Thursday, November 3, 2016

Titus 3:3-7; John 3:3-8



We were in sin.  We make no contribution to our remedy for sin.  God has treated us, not as we deserve, but according to His Name.  He has had mercy on us that we might be saved (delivered).  But what, specifically, has been done to deliver us from the miry clay of sin and guilt?
·        He justified us (v7).  Legally, God has declared us righteous.  For God to do this and maintain His righteous character He had to judge His own Son in our place.  Christ paid the price (redemption); He took our punishment (propitiation). That is the subject of Romans.  But what did God have to do in us to justify us?  And remember, it is God’s work; we make no contribution.

·        He regenerated us (v5).  Regeneration refers to the new birth.  The other New Testament writers refer to being born again, born from above or born of the Spirit.  We have become a new creation; the old is gone, the new has come (2 Cor. 5:17).  But what does it mean, the washing of regeneration?  Some refer this to baptism, not that baptism causes regeneration or brings any grace at all, but that it symbolizes rebirth.  I believe a better explanation comes from the fact that washing is not the baptism word but rather refers to cleansing from sin that is the effect of regeneration.  It’s the same term as in Eph. 5:26, the washing by the word.  The cleansing of Christ in the new birth is, in fact, brought about by the gospel (1 Cor. 4:15), the word of truth (James 1:18).  

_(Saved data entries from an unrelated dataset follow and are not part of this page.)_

# Roywangj/AdaptPoint

Measured on AMD Instinct MI355X. Metric: set-abstraction fwd+bwd point-clouds/sec (B=32,N=1024), higher is better.
Workload: dtype bf16

## Files before the change

### adaptpoint_amd/csrc/sa_fused.hip

```cpp
#include "apn_common.h"
#include "apn_mfma.h"
#include <type_traits>
#include "sa_chain.h"

namespace apn {

constexpr int SA_C = 32;
constexpr int SA_C1 = 32;
constexpr int SA_C2 = 64;
constexpr int SA_K = 32;
constexpr int SA_WAVES = 4;

template <int NS>
__device__ __forceinline__ void put_frag(uint4 *base, int f, int lane, const Frag<NS> &v) {
#pragma unroll
    for (int p = 0; p < NS; ++p) base[(f * NS + p) * 64 + lane] = __builtin_bit_cast(uint4, v.p[p]);
}

template <int NS>
__device__ __forceinline__ Frag<NS> get_frag(const uint4 *base, int f, int lane) {
    Frag<NS> v;
#pragma unroll
    for (int p = 0; p < NS; ++p) v.p[p] = __builtin_bit_cast(bf16x8, base[(f * NS + p) * 64 + lane]);
    return v;
// ... 292 lines not shown
    int nst = 3;
    for (; tile < tiles; slot += stride, tile = remap(slot)) {
        const bool more = remap(slot + stride) < tiles;
        const int tile2 = remap(slot + 2 * stride);
        if (LATE) {
            const TileHead hd_nxt2 = load_head<CP>(a, tile2 < tiles ? tile2 : tile, r);
            body(tile, cur, nst == 4, [&] {
                asm volatile("" ::: "memory");
                touch(hd_nxt);
                if (more) {
                    ahead(hd_nxt);
                    fetch_tile<NS>(a, hd_nxt, h, cur);
                }
            });
            stamp(a, wave, nst < 5 ? nst : 5);
            ++nst;
            hd_nxt = hd_nxt2;
            continue;
        }
        touch(hd_nxt);
        pre();
        if (more) fetch_tile<NS>(a, hd_nxt, h, nxt);
        const TileHead hd_nxt2 = load_head<CP>(a, tile2 < tiles ? tile2 : tile, r);
        body(tile, cur, nst == 4, [&] { touch(hd_nxt2); });
        stamp(a, wave, nst < 5 ? nst : 5);
        ++nst;
        if (more) cur = nxt;
        hd_nxt = hd_nxt2;
    }
    pre();
    stamp(a, wave, 6);
}

template <int NV>
__device__ __forceinline__ float fold_partials(float (&vals)[NV], int lane, int wave) {
    __shared__ float red[SA_WAVES][NV][32];
#pragma unroll
    for (int i = 0; i < NV; ++i) {
        const float other = __shfl_xor(vals[i], 32);
        if (lane < 32) red[wave][i][lane] = vals[i] + other;
    }
    __syncthreads();
    float s = 0.0f;
    const int e = threadIdx.x;
    if (e < NV * 32) {
#pragma unroll
        for (int w = 0; w < SA_WAVES; ++w) s += red[w][e >> 5][e & 31];
    }
    return s;
}

__device__ __forceinline__ void fold_rows32(const float *__restrict__ part, int rows, const double *__restrict__ sums,
                                            const BnArgs &bn, float *__restrict__ pack, float &scale, float &shift,
                                            double *scratch ) {
    double (*fred)[64] = reinterpret_cast<double (*)[64]>(scratch);
    double *ftot = scratch + 16 * 64;
    const int tid = threadIdx.x;
    double count = bn.count;
    double gpre = 1.0, bpre = 0.0;
    if (tid < 32) {
        if (bn.gamma) gpre = (double)bn.gamma[tid];
        if (bn.beta) bpre = (double)bn.beta[tid];
    }
    if (bn.training) {
        if (part) {
            const int quad = tid & 15, rg = tid >> 4;
            const float4 *__restrict__ p4 = reinterpret_cast<const float4 *>(part) + quad;
            double s0 = 0.0, s1 = 0.0, s2 = 0.0, s3 = 0.0;
            int rr = rg;
            for (; rr + 7 * 16 < rows; rr += 8 * 16) {
                float4 v[8];
#pragma unroll
                for (int u = 0; u < 8; ++u) v[u] = p4[(size_t)(rr + 16 * u) * 16];
#pragma unroll
                for (int u = 0; u < 8; ++u) {
                    s0 += (double)v[u].x; s1 += (double)v[u].y; s2 += (double)v[u].z; s3 += (double)v[u].w;
                }
            }
            for (; rr + 3 * 16 < rows; rr += 4 * 16) {
                float4 v[4];
#pragma unroll
                for (int u = 0; u < 4; ++u) v[u] = p4[(size_t)(rr + 16 * u) * 16];
#pragma unroll
                for (int u = 0; u < 4; ++u) {
                    s0 += (double)v[u].x; s1 += (double)v[u].y; s2 += (double)v[u].z; s3 += (double)v[u].w;
                }
            }
            for (; rr < rows; rr += 16) {
                const float4 v = p4[(size_t)rr * 16];
                s0 += (double)v.x; s1 += (double)v.y; s2 += (double)v.z; s3 += (double)v.w;
            }
            fred[rg][4 * quad] = s0; fred[rg][4 * quad + 1] = s1; fred[rg][4 * quad + 2] = s2; fred[rg][4 * quad + 3] = s3;
            __syncthreads();
            if (tid < 64) {
                double s = 0.0;
#pragma unroll
                for (int k = 0; k < 16; ++k) s += fred[k][tid];
                ftot[tid] = s;
            }
        } else if (tid < 64) {
            ftot[tid] = sums[tid];
        }
        if (!part) count = sums[64];
        __syncthreads();
    }
    if (tid < 32) {
        if (tid == 0 && blockIdx.x == 0 && bn.training && bn.nbt) *bn.nbt += 1;
        bn_channel(bn, 32, tid, bn.training ? ftot[tid] : 0.0, bn.training ? ftot[32 + tid] : 0.0, count,
                   blockIdx.x == 0, pack, scale, shift, gpre, bpre);
    }
}

template <int NS, bool CP>
__global__ __launch_bounds__(SA_WAVES * 64, 3) void sa_fwd_main_kernel(
    SaArgs a, const float *__restrict__ w2, BnArgs bn1, const float *__restrict__ part1, int rows1,
    const double *__restrict__ sums1, float *__restrict__ pack1, const float *__restrict__ gamma2,
    float *__restrict__ ysel, unsigned char *__restrict__ ksel, unsigned long long *__restrict__ acc2) {
    const int lane = threadIdx.x & 63, r = lane & 31, h = lane >> 5;
    const int wave = __builtin_amdgcn_readfirstlane(threadIdx.x >> 6);
    enum { F_W1 = 0, F_W2 = 3, F_COUNT = 7 };
    __shared__ uint4 cfrag[F_COUNT * NS * 64];
    __shared__ __attribute__((aligned(16))) float bn1v[2][2][16];
    constexpr int PT_WAVE = CP ? 2 * 32 * 33 : 17 * 64 * 2 / SA_WAVES;
    __shared__ __attribute__((aligned(16))) float ptile[SA_WAVES * PT_WAVE];
    __shared__ __attribute__((aligned(16))) unsigned sinfo[SA_WAVES][32];
    static_assert(SA_WAVES * PT_WAVE * 4 >= 17 * 64 * 8, "fold scratch");
    critical_stream_priority();
    stamp(a, wave, 0);
    const float sg[2] = {(!gamma2 || gamma2[r] >= 0.0f) ? 1.0f : -1.0f, (!gamma2 || gamma2[32 + r] >= 0.0f) ? 1.0f : -1.0f};
    float st[4] = {0.0f, 0.0f, 0.0f, 0.0f};

    auto prologue = [&]() {
        if (wave == 0) {
            Frag<NS> w1f[3];
            load_w1_frags<NS>(a.w1, r, h, w1f);
#pragma unroll
            for (int s = 0; s < 3; ++s) put_frag<NS>(cfrag, F_W1 + s, lane, w1f[s]);
        }
        if (wave == 1 || wave == 2) {
            const int t = wave - 1;
#pragma unroll
            for (int s = 0; s < 2; ++s) {
                float tmp[8];
#pragma unroll
                for (int j = 0; j < 8; ++j) tmp[j] = w2[(32 * t + r) * SA_C1 + acc_row(8 * s + j, h)];
                put_frag<NS>(cfrag, F_W2 + 2 * t + s, lane, make_frag<NS>(tmp));
            }
        }
        float sc, sh;
        fold_rows32(part1, rows1, sums1, bn1, pack1, sc, sh, reinterpret_cast<double *>(ptile));
        if (threadIdx.x < 32) {
            const int i = threadIdx.x;
            bn1v[0][(i >> 2) & 1][(i & 3) + 4 * (i >> 3)] = sc;
            bn1v[1][(i >> 2) & 1][(i & 3) + 4 * (i >> 3)] = sh;
        }
        __syncthreads();
    };

    for_each_tile<NS, CP>(a, wave, r, h, prologue, [] {}, [&](int tile, const TileRaw<NS> &raw, bool, auto before_stores) {
        int lane_o = lane;
        asm volatile("" : "+v"(lane_o));
        Frag<NS> x[3];
        build_frags<NS>(a, raw, h, x);
        const int q0 = __builtin_amdgcn_readfirstlane(raw.q0);
        const int nq = __builtin_amdgcn_readfirstlane((int)(raw.info >> 24));
        float multf[16];
        unsigned starts = 1u;
        float *pt = ptile + wave * PT_WAVE;
        if (CP) {
            if (lane < 32) sinfo[wave][lane] = raw.info;
#pragma unroll
            for (int gq = 0; gq < 4; ++gq) {
                const uint4 v = *reinterpret_cast<const uint4 *>(&sinfo[wave][8 * gq + 4 * (lane_o >> 5)]);
                multf[4 * gq] = (float)ri_mult(v.x); multf[4 * gq + 1] = (float)ri_mult(v.y);
                multf[4 * gq + 2] = (float)ri_mult(v.z); multf[4 * gq + 3] = (float)ri_mult(v.w);
            }
            const unsigned prev = (unsigned)__shfl_up((int)raw.info, 1);
            starts = (unsigned)__ballot(lane < 32 && (lane == 0 || ri_q(raw.info) != ri_q(prev)));
        }
        f32x16 y1 = {0};
#pragma unroll
        for (int s = 0; s < 3; ++s) y1 = mfma<NS>(get_frag<NS>(cfrag, F_W1 + s, lane_o), x[s], y1);
        {
            const float4 *scv = reinterpret_cast<const float4 *>(bn1v[0][lane_o >> 5]);
            const float4 *shv = reinterpret_cast<const float4 *>(bn1v[1][lane_o >> 5]);
#pragma unroll
            for (int i4 = 0; i4 < 4; ++i4) {
                const float4 sc = scv[i4], sh = shv[i4];
                y1[4 * i4] = __builtin_fmaxf(__builtin_fmaf(y1[4 * i4], sc.x, sh.x), 0.0f);
                y1[4 * i4 + 1] = __builtin_fmaxf(__builtin_fmaf(y1[4 * i4 + 1], sc.y, sh.y), 0.0f);
                y1[4 * i4 + 2] = __builtin_fmaxf(__builtin_fmaf(y1[4 * i4 + 2], sc.z, sh.z), 0.0f);
                y1[4 * i4 + 3] = __builtin_fmaxf(__builtin_fmaf(y1[4 * i4 + 3], sc.w, sh.w), 0.0f);
            }
        }
        const Frag<NS> a0 = pack8<NS>(y1, 0), a1 = pack8<NS>(y1, 8);
#pragma unroll
        for (int t = 0; t < 2; ++t) {
            f32x16 y2 = {0};
            y2 = mfma<NS>(a0, get_frag<NS>(cfrag, F_W2 + 2 * t, lane_o), y2);
            y2 = mfma<NS>(a1, get_frag<NS>(cfrag, F_W2 + 2 * t + 1, lane_o), y2);
            if (CP) {
                float s1 = 0.0f, s2 = 0.0f;
#pragma unroll
                for (int i = 0; i < 16; ++i) {
                    const float wy = multf[i] * y2[i];
                    s1 += wy;
                    s2 += wy * y2[i];
                    pt[(t * 32 + acc_row(i, h)) * 33 + r] = sg[t] * y2[i];
                }
                st[t] += s1;
                st[2 + t] += s2;
                continue;
            }
            float best = sg[t] * y2[0];
            int bpos = 0;
            float s1 = 0.0f, s2 = 0.0f;
#pragma unroll
            for (int i = 0; i < 16; ++i) {
                s1 += y2[i];
                s2 += y2[i] * y2[i];
                const float v = sg[t] * y2[i];
                if (i > 0 && v > best) { best = v; bpos = i; }
            }
            st[t] += s1;
            st[2 + t] += s2;
            int kpos = acc_row(bpos, h);
            const float obest = __shfl_xor(best, 32);
            const int okpos = __shfl_xor(kpos, 32);
            if (obest > best || (obest == best && okpos < kpos)) { best = obest; kpos = okpos; }
            if (h == 0) {
                ysel[(size_t)tile * SA_C2 + 32 * t + r] = sg[t] * best;
                ksel[(size_t)tile * SA_C2 + 32 * t + r] = (unsigned char)kpos;
            }
        }
        if (CP) {
            asm volatile("" ::: "memory");
            const float *mine = pt + h * (32 * 33) + r;
            const float sgn = h ? sg[1] : sg[0];
            float *ys = ysel + (size_t)q0 * SA_C2 + lane;
            unsigned char *ks = ksel + (size_t)q0 * SA_C2 + lane;
            before_stores();
            int seg = -1, ra = 0, kpos = 0;
            float best = 0.0f;
#pragma unroll
            for (int half16 = 0; half16 < 2; ++half16) {
                float v[16];
#pragma unroll
                for (int i = 0; i < 16; ++i) v[i] = mine[(16 * half16 + i) * 33];
#pragma unroll
                for (int i = 0; i < 16; ++i) {
                    const int rho = 16 * half16 + i;
                    if ((starts >> rho) & 1u) {
                        if (seg >= 0 && seg < nq) {
                            ys[(size_t)seg * SA_C2] = sgn * best;
                            ks[(size_t)seg * SA_C2] = (unsigned char)kpos;
                        }
                        ++seg;
                        best = -__builtin_inff();
                        kpos = 0;
                        ra = rho;
                    }
                    const bool up = v[i] > best;
                    best = up ? v[i] : best;
                    kpos = up ? rho - ra : kpos;
                }
            }
            if (seg >= 0 && seg < nq) {
                ys[(size_t)seg * SA_C2] = sgn * best;
                ks[(size_t)seg * SA_C2] = (unsigned char)kpos;
            }
            asm volatile("" ::: "memory");
        }
    });
    const float tot = fold_partials<4>(st, lane, wave);
    if (threadIdx.x < 128) acc_add(acc2, 128, blockIdx.x % ACC_COPIES, threadIdx.x, tot);
    stamp(a, wave, 7);
}

struct SaBwdArgs {
    const float *w2;
    const float *scale1, *shift1, *mean1, *inv1;
    const float *pack2;
    const unsigned long long *accS;
    const double *sumsS;
    double count;
    int train2;
    const float *goa;
    const unsigned char *ksel;
    const int *rowdst;
};
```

·        He renews us (v5).  Renewal and regeneration are clearly connected.  But how?  Some think it is the same work of the Spirit.  But the use of this term renewal elsewhere in the NT suggests differently ((cf. Col. 3:10; Rom. 12:2; Heb. 6:6; 2 Cor. 4:16).  These passages speak of being renewed, of renewal of the inner man day by day, and of the ongoing renewal of the mind.  As D. Edmond Hiebert says (Expositors Bible Commentary, p446):
The washing is viewed as producing an instantaneous change that ended the old life and began the new, while the work of renewal by the Spirit beginning with the impartation of the new life, is a lifelong activity in the experience of the believer.

·        He fulfilled His will in us (v7).  God’s purpose for us was that we should be holy and blameless (Eph. 1:4).  Thus He predetermined that we should be His sons by adoption (Eph. 1:5).  And what does this say of the believer?  It says he is the heir of God.  You cannot be an heir and have the inheritance God has determined is yours in Christ unless you have become, by the new birth, His son!  Again, how glorious to know that Christ has made us His special people.  The blessings are unending.

Are you saved?  You are if you have believed the gospel by which you are born again.  Are you being saved?  You are if you are being renewed day by day.